An environmental group found that all of Texas’ coal-fired power plants have polluted groundwater with multiple chemicals, including arsenic, which was detected at 13 of the 15 sites.
by Christopher Collins
In 1975, Alonzo Peeler Jr. figured that selling a small section of his ranchland to a power company was a sage financial move. Now 78, the lifelong rancher says he never would have guessed that San Miguel Electric Co-op, which operates a 440-megawatt power plant 65 miles south of San Antonio, would transform the property into a dump for toxic waste, contaminating groundwater and killing vegetation. And Peeler, who took the company to court over the pollution in August, is shocked that San Miguel Electric Co-Op is seeking to seize one-third of his ranch through eminent domain to avoid cleaning up their act.
“I wish I would have been fortunate enough 40 years ago to question this, ‘cause then we wouldn’t be having all these problems,” Peeler told the Observer. His 25,000-acre ranch now holds a dubious distinction: Of all the groundwater adjacent to coal-fired power plants in Texas, the water beneath the ranch is the most contaminated, according to a report released Thursday by the Environmental Integrity Project (EIP). Arsenic levels there are 12 times higher than what’s considered safe by the Environmental Protection Agency. Massive levels of beryllium and cadmium, both known human carcinogens, have been detected in the water; beryllium at 190 times the safe level and cadmium at 130 times. The report also says that just across Peeler’s property line, San Miguel Electric Co-op operates improperly lined lagoons that hold coal ash, which is the toxic byproduct of burning coal to produce electricity.
On Peeler’s ranch and across Texas, coal ash contaminants have leached “into groundwater, poisoning drinking water aquifers and harming aquatic life in nearby surface waters,” the report says. The new information paints a staggering picture for Texas: All 16 plants for which data was available have tainted groundwater supplies with coal ash waste, and all but “one or two” have failed to properly line the bottoms of disposal ponds. The report appears to reveal widespread coal ash pollution stretching from South Texas along the Gulf Coast and into the northeast corner of the state.
“The ubiquitous contamination shows that both the industry and Texas regulators have consistently failed to protect Texas groundwater,” the EIP report reads. In a prepared statement sent to the Observer, a San Miguel Electric Co-op spokesperson said there’s “no evidence that any laws have been broken or that the ponds are impacting drinking water… Well qualified experts are continuing to assess the groundwater to determine what, if any impacts have occurred from San Miguel operations, as well as from the Peeler’s own actions.”

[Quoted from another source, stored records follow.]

-__device__ __forceinline__ int boundary_of(int d, int K) {
-    if (d <= 0) return 0;
-    int k = 0;
-    if (d % PG_SEG == 0) k = d / PG_SEG; else if ((d + 1) % PG_SEG == 0) k = (d + 1) / PG_SEG;
-    return (k >= 1 && k <= K) ? k : 0;
-}
-
-__device__ __forceinline__ int entry_index(const View &J, int k, const TNode &n) {
-    const int D = k * PG_SEG, dd = n.i + n.j;
-    if (dd == D) return 3 * (n.i - J.imin[D]) + n.vit;
-    const int w = J.imax[D] - J.imin[D] + 1;
-    return 3 * (w > 0 ? w : 0) + 3 * (n.i - J.imin[D - 1]) + n.vit;
-}
-
-enum { EXIT_ENTRY = 0, EXIT_MISS = 1, EXIT_DONE = 2 };
-
-}
-
 __global__ void pg_end_corner(const PgDevJob *__restrict__ jobs, const int *__restrict__ tiles_gave_up) {
     if (threadIdx.x != 0) return;
     const View J = load_view(jobs + blockIdx.x);
@@ -505,48 +455,10 @@
     if (J.n_bound < 1 || J.endcell[0] != 0) return;
     const int eg = (int)(blockIdx.x * blockDim.x + threadIdx.x);
     if (eg >= J.tb[J.n_bound + 1]) return;
-    int k = 1;
-    for (int hi = J.n_bound; k < hi;) { const int mid = (k + hi + 1) >> 1; if (J.tb[mid] <= eg) k = mid; else hi = mid - 1; }
-    const int D = k * PG_SEG;
-    const int mnA = J.imin[D], wA = max(J.imax[D] - mnA + 1, 0);
-    const int mnB = J.imin[D - 1], wB = max(J.imax[D - 1] - mnB + 1, 0);
-    const int n_entries = 3 * (wA + wB);
-    gint_w tab = J.ttab + 8 * (long long)J.tb[k];
-    {
-        const int e = eg - J.tb[k];
-        if (e >= n_entries) return;
-        TNode n;
-        if (e < 3 * wA) { n.i = mnA + e / 3; n.j = D - n.i; } else { n.i = mnB + (e - 3 * wA) / 3; n.j = D - 1 - n.i; }
-        n.vit = e % 3;
-        int steps = 0, kind = EXIT_DONE, w;
-        bool ok = true;
-        TCache tc;
-        const bool follow = n_entries <= 3 * 512;
-        int kb = k - 1, low = (k - 1) * PG_SEG;
-        for (;;) {
-            if (trace_done(n)) { kind = EXIT_DONE; break; }
-            const int dd = n.i + n.j;
-            if (steps > 0 && kb >= 1 && dd <= low) {
-                if (dd >= low - 1) { kind = EXIT_ENTRY; break; }
-                if (!follow) { kind = EXIT_MISS; break; }
-                while (kb >= 1 && dd < low - 1) { --kb; low -= PG_SEG; }
-                if (kb >= 1 && dd <= low) { kind = EXIT_ENTRY; break; }
-            }
-            if (steps >= 2 * PG_SEG) { kind = EXIT_MISS; break; }
-            if (!trace_step(J, n, w, tc)) { ok = false; break; }
-            ++steps;
-        }
-        int next = -1;
-        if (ok && kind == EXIT_ENTRY && n.vit >= 0 && n.vit <= 2) {
-            const int dd = n.i + n.j, mn = J.imin[dd], mx = J.imax[dd];
-            if (n.i >= mn && n.i <= mx) next = J.tb[kb] + entry_index(J, kb, n);
-        }
-        typedef int i4 __attribute__((ext_vector_type(4)));
-        i4 a; a.x = n.i; a.y = n.j; a.z = (n.vit & 3) | (kind << 2); a.w = ok ? steps : -1;
-        i4 b; b.x = next; b.y = 0; b.z = 0; b.w = 0;
-        *(PG_GLOBAL i4 *)(tab + 8 * e) = a;
-        *(PG_GLOBAL i4 *)(tab + 8 * e + 4) = b;
-    }
+    const int k = boundary_of_entry(J, eg);
+    PG_GLOBAL const unsigned char *done = (PG_GLOBAL const unsigned char *)jobs[blockIdx.y].tr_done;
+    if (done && done[k]) return;
+    trace_entry<false>(J, k, eg);
 }
 
 __global__ void pg_trace_compose(const PgDevJob *__restrict__ jobs) {
diff --git a/pagan2-msa_amd/csrc/dp_pipe.hip b/pagan2-msa_amd/csrc/dp_pipe.hip
--- a/pagan2-msa_amd/csrc/dp_pipe.hip
+++ b/pagan2-msa_amd/csrc/dp_pipe.hip
@@ -1,4 +1,5 @@
 #include "dp_kcommon.h"
+#include "dp_trace.h"
 #include <type_traits>
 
 #define PNW 4
@@ -2686,7 +2687,59 @@
             }
         }
     }
+    asm volatile("s_waitcnt vmcnt(0)" ::: "memory");
     if (lane == 0) ((PG_GLOBAL unsigned char *)job->bp_done)[chunk] = 1;
+}
+
+__device__ __forceinline__ int peek_l2_u8(PG_GLOBAL const unsigned char *p) {
+    int v;
+    asm volatile("global_load_ubyte %0, %1, off sc1\n\ts_waitcnt vmcnt(0)" : "=&v"(v) : "v"(p) : "memory");
+    return v;
+}
+
+__device__ __forceinline__ void raise_watermark(const PgDevJob *__restrict__ job, int n_chunks, int lane) {
+    PG_GLOBAL int *fw = (PG_GLOBAL int *)job->follow;
+    PG_GLOBAL const unsigned char *done = (PG_GLOBAL const unsigned char *)job->bp_done;
+    asm volatile("s_waitcnt vmcnt(0)" ::: "memory");
+    const int wm0 = peek_l2(fw + 3);
+    int wm = wm0;
+    while (wm < n_chunks) {
+        const int c = wm + lane;
+        int v = 0;
+        if (c < n_chunks) v = peek_l2_u8(done + c);
+        const unsigned long long set = __ballot(v != 0);
+        const int run = ~set == 0ull ? 64 : __builtin_ctzll(~set);
+        wm += run;
+        if (run < 64) break;
+    }
+    if (wm > n_chunks) wm = n_chunks;
+    if (lane == 0 && wm > wm0) __hip_atomic_fetch_max(fw + 3, wm, __ATOMIC_RELAXED, __HIP_MEMORY_SCOPE_AGENT);
+}
+
+__device__ __noinline__ void trace_piece(const PgDevJob *__restrict__ job, int piece, int lane) {
+    const View J = load_view(job);
+    const int total = J.tb[J.n_bound + 1];
+    const int eg = piece * PG_TRACE_PIECE + lane;
+    const bool valid = eg < total;
+    int k = 0;
+    if (valid) {
+        k = boundary_of_entry(J, eg);
+        trace_entry<true>(J, k, eg);
+    }
+    PG_GLOBAL int *count = (PG_GLOBAL int *)job->tr_count;
+    PG_GLOBAL unsigned char *done = (PG_GLOBAL unsigned char *)job->tr_done;
+    unsigned long long todo = __ballot(valid);
+    while (todo != 0) {
+        const int src = __builtin_ctzll(todo);
+        const int kk = __builtin_amdgcn_readlane(k, src);
+        const unsigned long long same = __ballot(valid && k == kk);
+        if (lane == src) {
+            const int n = __builtin_popcountll(same);
+            const int before = __hip_atomic_fetch_add(count + kk, n, __ATOMIC_RELAXED, __HIP_MEMORY_SCOPE_AGENT);
+            if (before + n == J.tb[kk + 1] - J.tb[kk]) done[kk] = 1;
+        }
+        todo &= ~same;
+    }
 }
 
 __device__ __noinline__ void pipe_follower(const PgDevJob *__restrict__ jobs, const int *__restrict__ which, int n_fill, unsigned flags) {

While power plants’ propensity to foul nearby air is well-documented, the danger of coal ash dumping has seen much less play in the news media. In fact, Peeler might never have known about his ranch’s spoiled water if not for a 2015 Obama-era rule that required power plant operators, for the first time, to test nearby sources of groundwater for contaminants.
Meanwhile, the Trump administration has loosened coal ash dumping rules, relaxing pollution thresholds for certain contaminants and allowing states to waive some groundwater monitoring requirements. The action fits within the larger trend of Trump and U.S. Secretary of Energy Rick Perry trying their damndest to prop up coal despite it being a wildly inefficient vehicle for energy generation. At the state level, the Texas Commission on Environmental Quality (TCEQ) proposed in August a “deeply flawed” plan to regulate coal ash disposal, the report says. The TCEQ plan was later withdrawn.
Representatives from TCEQ did not respond to a request for comment.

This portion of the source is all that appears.